The reason that so much bad VB6 code was written was not because VB6 was RAD, but because it was easy. In fact, VB6 made writing software so easy that anyone could be a programmer, and so everyone was. Doctors, Lawyers, Bankers, Hobbyists, Kids -- everyone was writing VB6 code with little or no training.

Now, I don't know about you, but I still have copies of a few of the programs I wrote when I was just starting out, before I'd actually gone to school to learn a thing or two about software development. There was some BASIC, some Pascal, and looking at it now, it's all pretty ugly.

So let's get real. Bad programmers write bad code. Good programmers write good code. RAD lets bad programmers write bad code faster. RAD does NOT cause good programmers to suddenly start writing bad code. RAD tools can make a good programmer more productive, because they speed up the coding process without compromising the level of quality that a good programmer is going to achieve.

Petzold's essay meanders a bit, but ultimately cuts a little deeper than "R.A.D. is B.A.D.":

Life without Visual Studio is unimaginable, and yet, no less than PowerPoint, Visual Studio causes us to do our jobs in various predefined ways, and I, for one, would be much happier if Visual Studio did much less than what it does. Certain features in Visual Studio are supposed to make us more productive, and yet for me, they seem to denigrate and degrade the programming experience.

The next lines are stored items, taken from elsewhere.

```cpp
__global__ void wino5_pack_kernel(const float *__restrict__ w, const float *__restrict__ bias, float *__restrict__ wp, float *__restrict__ bp,
                                  int Cout, int Cin, int CinP, long long total, int nbias) {
    const long long i = ((long long)blockIdx.x * blockDim.x + threadIdx.x) * 4;
    if (i < total) {
        float out[4];
        auto at = [&](int co, int ci, int ky, int kx) { return w[(((long long)co * Cin + ci) * 5 + ky) * 5 + kx]; };
        ssm_w5_pack_quad(at, Cout, Cin, CinP, i, out);
        *reinterpret_cast<f32x4 *>(wp + i) = f32x4{out[0], out[1], out[2], out[3]};
    }
#pragma unroll
    for (int e = 0; e < 4; ++e)
        if (i + e < nbias) bp[i + e] = (i + e < Cout) ? bias[i + e] : 0.f;
}

}

extern "C" int ssm_wino5_plan(int Cin, int Cout, int B, int H, int W, int *kind) {
    if (Cin <= 0 || Cout <= 0 || Cout % 32) {
        ssm::set_error("wino5 conv: no tile configuration for Cin=%d Cout=%d (Cout a multiple of 32)", Cin, Cout);
        return SSM_E_UNSUPPORTED;
    }
    const int forced = g_force_w5kind.load();
    if (kind) *kind = (forced >= 0 && forced < NW5KIND) ? forced : 0;
    return SSM_OK;
}

#ifdef W5_TRACE
extern "C" int ssm_wino5_debug_buffer(unsigned long long *dev_counters) {
    g_w5dbg.store(dev_counters);
    return SSM_OK;
}
#endif

extern "C" int ssm_wino5_force_kind(int kind) {
    g_force_w5kind.store(kind >= 0 && kind < NW5KIND ? kind : -1);
    return NW5KIND;
}

extern "C" size_t ssm_wino5_packed_weight_floats(int Cout, int CinP) { return (size_t)(Cout / 32) * (size_t)(CinP / 4) * 16 * 4 * 32 * 4; }

extern "C" int ssm_wino5_pack_weights(const float *w, const float *bias, float *wp, float *bp, int Cout, int Cin, int CinP, void *stream) {
    SSM_REQUIRE(w && bias && wp && bp, "wino5 pack_weights: null pointer");
    SSM_REQUIRE(Cout > 0 && Cin > 0 && Cout % 32 == 0 && CinP >= Cin && CinP % 4 == 0, "wino5 pack_weights: bad sizes (Cout a multiple of 32, CinP of 4)");
    SSM_REQUIRE(ssm::aligned16(wp), "wino5 pack_weights: the packed filter must be 16-byte aligned");
    const long long total = (long long)ssm_wino5_packed_weight_floats(Cout, CinP);
    const int nbias = Cout;
    const long long n = (total > nbias ? total : nbias) / 4 + 1;
    SSM_LAUNCH(wino5_pack_kernel, dim3((unsigned)((n + 255) / 256)), dim3(256), 0, (hipStream_t)stream, w, bias, wp, bp, Cout, Cin, CinP,
                       total, nbias);
    return ssm::check_launch("ssm_wino5_pack_weights");
}

extern "C" int ssm_wino5_conv2d_add_fwd(ssm_view x, int Cin, const float *w_packed, const float *bias_packed, ssm_view y, ssm_view pool,
                                        ssm_view add, int add_div, int B, int H, int W, int Cout, float slope, int flags, void *stream) {
    int kind = 0;
    SSM_REQUIRE(B > 0 && H > 0 && W > 0 && Cout > 0 && Cin > 0, "wino5 conv: bad sizes");
    const int rc = ssm_wino5_plan(Cin, Cout, B, H, W, &kind);
    if (rc != SSM_OK) return rc;
    SSM_REQUIRE(x.ptr && y.ptr && w_packed && bias_packed, "wino5 conv: null pointer");
    SSM_REQUIRE(Cin % 4 == 0, "wino5 conv: the channel count (%d) must be a multiple of 4 (pad the view)", Cin);
    SSM_REQUIRE(ssm::aligned16(x.ptr) && x.sh % 4 == 0 && x.sc % 4 == 0 && x.sb % 4 == 0,
                "wino5 conv: the input is not a padded-plane view (16-byte alignment)");
    SSM_REQUIRE(x.sh >= W + 2 * SSM_PADX, "wino5 conv: input row stride %d leaves no zero frame for W=%d", x.sh, W);
    SSM_REQUIRE(ssm::aligned16(w_packed), "wino5 conv: packed filter must be 16-byte aligned");
    SSM_REQUIRE(4LL * x.sc * 4 < 0x7fffffffLL, "wino5 conv: channel stride too large");
    W5Params p;
    p.src = x.ptr;
    p.sb = x.sb;
    p.sc = x.sc;
    p.sh = x.sh;
    p.Cin = Cin;
    p.wpk = w_packed;
    p.bias = bias_packed;
    p.dst = y.ptr;
    p.dsb = y.sb;
    p.dsc = y.sc;
    p.dsh = y.sh;
    p.pool = nullptr;
    p.psb = p.psc = 0;
    p.psh = 0;
    p.H = H;
    p.W = W;
    p.Cout = Cout;
    p.slope = slope;
    p.lrelu = ((flags & SSM_FLAG_LRELU) ? 1 : 0) | ((flags & SSM_FLAG_MASK) ? 2 : 0);
    p.add = nullptr;
    p.asb = p.asc = 0;
    p.ash = 0;
    p.adiv = 1;
    bool vec = W % 4 == 0 && ssm::aligned16(y.ptr) && y.sh % 4 == 0 && y.sc % 4 == 0 && y.sb % 4 == 0;
    if (add.ptr) {
        SSM_REQUIRE(add_div >= 1 && B % add_div == 0, "wino5 conv: the addend serves %d batch entries each, batch %d is no multiple", add_div, B);
        p.add = add.ptr;
        p.asb = add.sb;
        p.asc = add.sc;
        p.ash = add.sh;
        p.adiv = add_div;
        vec = vec && ssm::aligned16(add.ptr) && add.sh % 4 == 0 && add.sc % 4 == 0 && add.sb % 4 == 0;
    }
    if (pool.ptr) {
        SSM_REQUIRE(H % 2 == 0 && W % 2 == 0, "wino5 conv: fused pool needs even H, W");
        p.pool = pool.ptr;
        p.psb = pool.sb;
        p.psc = pool.sc;
        p.psh = pool.sh;
        vec = vec && (reinterpret_cast<size_t>(pool.ptr) & 7) == 0 && pool.sh % 2 == 0 && pool.sc % 2 == 0 && pool.sb % 2 == 0;
    }
    p.vec = vec ? 1 : 0;
#ifdef W5_TRACE
    p.dbg = g_w5dbg.load();
#else
    p.dbg = nullptr;
#endif
    return w5dispatch(kind, p, B, (hipStream_t)stream);
}
```

Baseline: 399.9.

## Balance Winograd input-transform row pass between wave halves by interleaving into matrix loop

Adds a balanced mode to the split 5x5 Winograd kernel, on by default through W5_RM=1. Each wave half now does part of the next step's row transform (RM rows) inside its matrix loop, interleaved with the MFMA groups. To support this it double-buffers the X staging area per filter half, packs the X rows tightly with a small pad every four rows, and reorders the barriers and waits on the fh=1 side. The goal is to hide transform latency behind matrix work and even out the load between the two halves, at the cost of more LDS and extra register pressure during the matrix loop.

```diff
diff --git a/superslomo-videointerpolation-pytorch_amd/csrc/ssm_wino5.hip b/superslomo-videointerpolation-pytorch_amd/csrc/ssm_wino5.hip
--- a/superslomo-videointerpolation-pytorch_amd/csrc/ssm_wino5.hip
+++ b/superslomo-videointerpolation-pytorch_amd/csrc/ssm_wino5.hip
@@ -406,22 +406,35 @@
     f[3] = t5 - t6;
 }
 
-template <class C>
+#ifndef W5_RM
+#define W5_RM 1
+#endif
+
+template <class C, bool BAL = false>
 struct W5SLds {
     static constexpr int NPB = 3;
-    static constexpr int XRW = C::NTX * 4 + 8, XPL = C::PH * XRW;
+    static constexpr int XRW = C::NTX * 4 + 8;
+    static constexpr int XR = C::NTX * 4;
+    __host__ __device__ static constexpr int xr(int r) { return BAL ? XR * r + 32 * (r >> 2) : r * XRW; }
+    static constexpr int XPL = BAL ? xr(C::PH - 1) + XR : C::PH * XRW;
     static constexpr int XSZ1 = C::CK * XPL;
-    static constexpr int UOFF = 0, VOFF = 2 * C::USZ, XOFF = VOFF + C::VSZ, POFF = XOFF + XSZ1;
-    static constexpr int BYTES = (POFF + NPB * C::PCAP) * 4;
+    static constexpr int NXS = BAL ? 2 : 1;
+    static constexpr int NTP = BAL ? C::NT : C::NTP;
+    static constexpr int VSZ = C::NFQ * C::CK * NTP * 4;
+    static constexpr int PCAP = BAL ? (C::NGP * 256 + C::SHIFT + 3) / 4 * 4 : C::PCAP;
+    static constexpr int UOFF = 0, VOFF = 2 * C::USZ, XOFF = VOFF + VSZ, POFF = XOFF + NXS * XSZ1;
+    static constexpr int BYTES = (POFF + NPB * PCAP) * 4;
     static constexpr int EXSZ = 8 * 2 * 4 * 64 * 4;
     static_assert(BYTES <= 160 * 1024 && EXSZ <= 2 * C::USZ, "LDS budget; the exchange area reuses the filter stages");
+    static_assert(!BAL || (C::NTX == 8 && (POFF + C::SHIFT) % 4 == 2 && PCAP % 4 == 0), "BAL: 32-float X rows, 16-byte aligned patch windows");
 };
 
-template <class C>
+template <class C, int RM>
 __global__ __launch_bounds__(512) __attribute__((amdgpu_waves_per_eu(2, 2))) void wino5s_kernel(const W5Params p) {
     extern __shared__ __attribute__((aligned(16))) float lds[];
-    using L = W5SLds<C>;
-    constexpr int PH = C::PH, PW = C::PW, NTX = C::NTX, CK = C::CK, NTP = C::NTP;
+    constexpr bool BAL = RM > 0;
+    using L = W5SLds<C, BAL>;
+    constexpr int PH = C::PH, PW = C::PW, NTX = C::NTX, CK = C::CK, NTP = L::NTP;
 
     const int tid = threadIdx.x;
     const int lane = tid & 63, l15 = lane & 15, q = lane >> 4;
@@ -469,7 +482,7 @@
     };
     auto p_base = [&](int s, int pb) {
         return DmaBase{pbase + (long long)(s * CK) * p.sc,
-                       (unsigned)__builtin_amdgcn_readfirstlane(lds0 + (unsigned)(L::POFF + pb * C::PCAP + C::SHIFT) * 4u + (unsigned)w4 * 1024u)};
+                       (unsigned)__builtin_amdgcn_readfirstlane(lds0 + (unsigned)(L::POFF + pb * L::PCAP + C::SHIFT) * 4u + (unsigned)w4 * 1024u)};
     };
     auto dma_u = [&](const DmaBase &bs, int k) { dma(bs.src + k * 1024, uoff, bs.m0 + (unsigned)k * 4096u); };
     auto dma_p = [&](const DmaBase &bs, int k) {
@@ -487,12 +500,12 @@
         const int u = min(lane + 64 * k, C::NRU - 1);
         const int row = u / NTX, t = u - row * NTX;
         r_src[k] = L::POFF + C::SHIFT + (w4 * PH + row) * PW + 4 * t + 2;
-        r_dst[k] = L::XOFF + w4 * L::XPL + row * L::XRW + t * 4;
+        r_dst[k] = L::XOFF + (BAL ? fh * CK + w4 : w4) * L::XPL + L::xr(row) + t * 4;
     }
     const int c_tile = lane >> 1, cp = lane & 1;
     const int c_gx = (c_tile & 15) % C::GTX, c_gy = (c_tile & 15) / C::GTX, c_g2 = c_tile >> 4;
     const int c_Tx = (c_g2 % C::WTX) * C::GTX + c_gx, c_Ty = (c_g2 / C::WTX) * C::GTY + c_gy;
-    const int c_src = L::XOFF + w4 * L::XPL + (4 * c_Ty) * L::XRW + c_Tx * 4 + 2 * cp;
+    const int c_src = L::XOFF + (BAL ? fh * CK + w4 : w4) * L::XPL + L::xr(4 * c_Ty) + c_Tx * 4 + 2 * cp;
     const int c_dst = L::VOFF + ((fh * CK + w4) * NTP + c_tile) * 4 + 2 * cp;
 
     const f32x4 *lds4 = (const f32x4 *)lds;
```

Petzold argues that the cognitive model that Visual Studio forces on the developer is fundamentally flawed. This is essentially the same argument presented in Edward Tufte's 2003 essay, The Cognitive Style of PowerPoint.* Petzold goes on to illustrate with intellisense, which he has a love/hate relationship with:

But the implication here is staggering. To get IntelliSense to work right, not only must you code in a bottom-up structure, but within each method or property, you must also write you code linearly from beginning to end -- just as if you were using that old DOS line editor, EDLIN. You must define all variables before you use them. No more skipping around in your code. It's not that IntelliSense is teaching us to program like a machine; it's just that IntelliSense would be much happier if we did.

And then there's the issue of code generation:

Even if Visual Studio generated immaculate code, there would still be a problem. As Visual Studio is generating code, it is also erecting walls between that code and the programmer. Visual Studio is implying that this is the only way you can write a modern Windows or web program because there are certain aspects of modern programming that only it knows about. And Visual Studio adds to this impression by including boilerplate code that contains stuff that has never really been adequately discussed in the tutorials or documentation that Microsoft provides.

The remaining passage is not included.